**ASSIGNED TASK**
Could you filter the records below and return each line that holds "empty"?

________________________________________

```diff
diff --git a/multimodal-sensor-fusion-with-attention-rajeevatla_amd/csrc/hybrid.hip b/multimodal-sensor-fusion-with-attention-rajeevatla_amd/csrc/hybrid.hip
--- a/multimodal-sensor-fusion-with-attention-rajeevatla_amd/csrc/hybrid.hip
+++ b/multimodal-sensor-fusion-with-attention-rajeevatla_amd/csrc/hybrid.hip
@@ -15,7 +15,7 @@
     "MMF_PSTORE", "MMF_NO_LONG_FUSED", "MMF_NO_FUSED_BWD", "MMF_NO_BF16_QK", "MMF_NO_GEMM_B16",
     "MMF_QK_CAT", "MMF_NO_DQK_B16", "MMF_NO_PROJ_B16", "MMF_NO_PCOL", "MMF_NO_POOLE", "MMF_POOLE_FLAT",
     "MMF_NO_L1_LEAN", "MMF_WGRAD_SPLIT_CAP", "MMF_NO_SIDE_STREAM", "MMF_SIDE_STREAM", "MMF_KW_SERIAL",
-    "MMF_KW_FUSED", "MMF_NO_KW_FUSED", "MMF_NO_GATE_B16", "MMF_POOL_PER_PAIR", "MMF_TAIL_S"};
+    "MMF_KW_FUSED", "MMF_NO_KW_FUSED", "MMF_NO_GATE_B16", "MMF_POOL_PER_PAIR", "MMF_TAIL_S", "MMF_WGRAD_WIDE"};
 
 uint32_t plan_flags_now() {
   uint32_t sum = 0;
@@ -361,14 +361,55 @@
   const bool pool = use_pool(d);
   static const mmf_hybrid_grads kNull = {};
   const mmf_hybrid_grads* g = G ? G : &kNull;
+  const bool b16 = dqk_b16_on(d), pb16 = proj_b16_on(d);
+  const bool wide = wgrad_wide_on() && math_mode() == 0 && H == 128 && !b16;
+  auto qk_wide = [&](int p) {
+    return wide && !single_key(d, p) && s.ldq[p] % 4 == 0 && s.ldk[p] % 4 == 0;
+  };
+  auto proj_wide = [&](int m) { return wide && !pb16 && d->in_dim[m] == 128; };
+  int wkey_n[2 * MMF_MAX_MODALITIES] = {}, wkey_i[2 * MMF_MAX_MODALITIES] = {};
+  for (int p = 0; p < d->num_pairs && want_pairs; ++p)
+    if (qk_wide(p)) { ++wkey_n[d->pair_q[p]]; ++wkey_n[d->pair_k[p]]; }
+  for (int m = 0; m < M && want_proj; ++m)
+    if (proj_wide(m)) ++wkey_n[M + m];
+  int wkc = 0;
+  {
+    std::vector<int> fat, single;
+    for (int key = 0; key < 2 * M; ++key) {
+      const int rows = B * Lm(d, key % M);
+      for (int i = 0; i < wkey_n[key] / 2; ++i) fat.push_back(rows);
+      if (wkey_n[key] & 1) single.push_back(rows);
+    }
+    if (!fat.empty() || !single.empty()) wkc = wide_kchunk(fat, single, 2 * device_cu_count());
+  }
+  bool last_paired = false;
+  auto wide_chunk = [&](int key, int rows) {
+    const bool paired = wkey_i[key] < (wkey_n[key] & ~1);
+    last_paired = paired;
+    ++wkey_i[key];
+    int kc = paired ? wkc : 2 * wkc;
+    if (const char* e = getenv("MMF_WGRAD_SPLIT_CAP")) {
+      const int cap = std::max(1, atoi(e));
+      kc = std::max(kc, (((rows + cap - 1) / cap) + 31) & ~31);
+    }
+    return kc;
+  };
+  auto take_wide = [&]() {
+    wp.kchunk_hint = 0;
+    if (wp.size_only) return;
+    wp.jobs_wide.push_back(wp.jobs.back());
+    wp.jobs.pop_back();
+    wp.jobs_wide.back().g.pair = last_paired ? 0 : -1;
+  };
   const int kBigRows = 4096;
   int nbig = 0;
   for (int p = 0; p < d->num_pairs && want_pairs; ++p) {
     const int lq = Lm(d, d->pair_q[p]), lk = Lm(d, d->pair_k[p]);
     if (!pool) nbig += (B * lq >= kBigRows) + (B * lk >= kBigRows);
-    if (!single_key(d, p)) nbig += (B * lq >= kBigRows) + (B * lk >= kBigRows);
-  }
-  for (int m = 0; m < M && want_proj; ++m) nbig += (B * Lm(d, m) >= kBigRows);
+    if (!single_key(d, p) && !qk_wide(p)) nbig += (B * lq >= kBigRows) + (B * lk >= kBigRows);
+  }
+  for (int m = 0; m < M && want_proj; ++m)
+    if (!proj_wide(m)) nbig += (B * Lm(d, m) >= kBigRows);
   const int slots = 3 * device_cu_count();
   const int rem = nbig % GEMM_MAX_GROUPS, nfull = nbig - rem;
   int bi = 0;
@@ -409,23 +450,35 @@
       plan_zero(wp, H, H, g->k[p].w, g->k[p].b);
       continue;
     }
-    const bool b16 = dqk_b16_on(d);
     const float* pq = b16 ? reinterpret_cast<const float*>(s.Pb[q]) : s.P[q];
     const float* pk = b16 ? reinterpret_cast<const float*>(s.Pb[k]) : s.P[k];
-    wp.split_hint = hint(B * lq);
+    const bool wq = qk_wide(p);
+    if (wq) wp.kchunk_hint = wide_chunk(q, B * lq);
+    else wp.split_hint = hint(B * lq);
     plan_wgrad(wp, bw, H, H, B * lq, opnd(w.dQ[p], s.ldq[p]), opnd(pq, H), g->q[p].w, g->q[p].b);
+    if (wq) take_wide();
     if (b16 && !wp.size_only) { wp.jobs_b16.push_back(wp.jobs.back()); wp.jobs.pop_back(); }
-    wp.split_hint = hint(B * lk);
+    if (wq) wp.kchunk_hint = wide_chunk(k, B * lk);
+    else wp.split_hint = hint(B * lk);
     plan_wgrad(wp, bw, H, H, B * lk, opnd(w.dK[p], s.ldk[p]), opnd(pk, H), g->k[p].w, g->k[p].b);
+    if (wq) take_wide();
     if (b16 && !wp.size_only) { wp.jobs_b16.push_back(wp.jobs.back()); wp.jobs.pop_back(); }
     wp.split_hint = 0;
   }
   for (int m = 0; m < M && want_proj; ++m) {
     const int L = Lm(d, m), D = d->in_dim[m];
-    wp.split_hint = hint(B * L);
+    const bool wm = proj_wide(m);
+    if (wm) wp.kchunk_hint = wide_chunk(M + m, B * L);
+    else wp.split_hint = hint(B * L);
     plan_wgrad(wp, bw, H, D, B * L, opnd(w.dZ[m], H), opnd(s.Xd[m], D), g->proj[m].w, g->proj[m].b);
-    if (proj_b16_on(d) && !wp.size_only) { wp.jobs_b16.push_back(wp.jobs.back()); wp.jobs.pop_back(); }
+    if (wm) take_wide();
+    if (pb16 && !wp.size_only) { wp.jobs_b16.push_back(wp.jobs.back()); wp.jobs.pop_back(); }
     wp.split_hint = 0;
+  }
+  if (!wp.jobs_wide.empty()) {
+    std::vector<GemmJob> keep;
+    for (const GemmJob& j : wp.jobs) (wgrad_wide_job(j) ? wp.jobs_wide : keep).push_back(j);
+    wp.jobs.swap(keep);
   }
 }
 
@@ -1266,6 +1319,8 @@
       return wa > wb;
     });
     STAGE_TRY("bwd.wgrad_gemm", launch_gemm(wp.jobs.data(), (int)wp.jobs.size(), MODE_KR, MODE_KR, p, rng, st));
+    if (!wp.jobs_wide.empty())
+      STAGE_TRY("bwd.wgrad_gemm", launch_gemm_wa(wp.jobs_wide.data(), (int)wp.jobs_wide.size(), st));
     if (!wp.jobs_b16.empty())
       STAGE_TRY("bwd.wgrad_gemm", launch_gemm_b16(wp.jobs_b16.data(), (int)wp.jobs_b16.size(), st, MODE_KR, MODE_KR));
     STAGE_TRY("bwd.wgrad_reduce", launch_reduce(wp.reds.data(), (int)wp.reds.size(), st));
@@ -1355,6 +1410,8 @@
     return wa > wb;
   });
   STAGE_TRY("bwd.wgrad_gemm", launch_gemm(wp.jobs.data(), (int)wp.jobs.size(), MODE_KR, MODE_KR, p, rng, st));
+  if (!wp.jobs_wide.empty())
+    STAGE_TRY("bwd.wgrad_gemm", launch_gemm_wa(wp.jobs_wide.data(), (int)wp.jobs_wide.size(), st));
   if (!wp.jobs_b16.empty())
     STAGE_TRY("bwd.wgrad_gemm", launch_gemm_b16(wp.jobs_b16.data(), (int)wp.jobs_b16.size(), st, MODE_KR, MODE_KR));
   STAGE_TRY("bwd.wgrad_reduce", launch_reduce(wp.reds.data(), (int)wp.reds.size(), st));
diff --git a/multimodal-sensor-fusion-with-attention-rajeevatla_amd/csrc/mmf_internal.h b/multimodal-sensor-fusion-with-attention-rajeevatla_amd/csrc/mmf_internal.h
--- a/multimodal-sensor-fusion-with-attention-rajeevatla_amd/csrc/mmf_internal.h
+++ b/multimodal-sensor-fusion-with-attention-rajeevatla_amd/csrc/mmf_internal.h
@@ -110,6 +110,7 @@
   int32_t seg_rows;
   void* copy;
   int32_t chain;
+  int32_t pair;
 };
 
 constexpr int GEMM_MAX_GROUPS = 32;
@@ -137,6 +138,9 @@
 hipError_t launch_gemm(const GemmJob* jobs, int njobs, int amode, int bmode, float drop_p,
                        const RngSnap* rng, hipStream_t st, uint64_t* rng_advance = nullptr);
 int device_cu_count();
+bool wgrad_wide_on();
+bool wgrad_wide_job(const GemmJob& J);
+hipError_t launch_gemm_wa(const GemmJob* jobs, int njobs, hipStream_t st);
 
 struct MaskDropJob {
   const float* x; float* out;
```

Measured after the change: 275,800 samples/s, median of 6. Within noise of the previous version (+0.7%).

________________________________________

**SOLUTION**
+    if (!fat.empty() || !single.empty()) wkc = wide_kchunk(fat, single, 2 * device_cu_count());
+  if (!wp.jobs_wide.empty()) {
+    if (!wp.jobs_wide.empty())
     if (!wp.jobs_b16.empty())
+  if (!wp.jobs_wide.empty())
   if (!wp.jobs_b16.empty())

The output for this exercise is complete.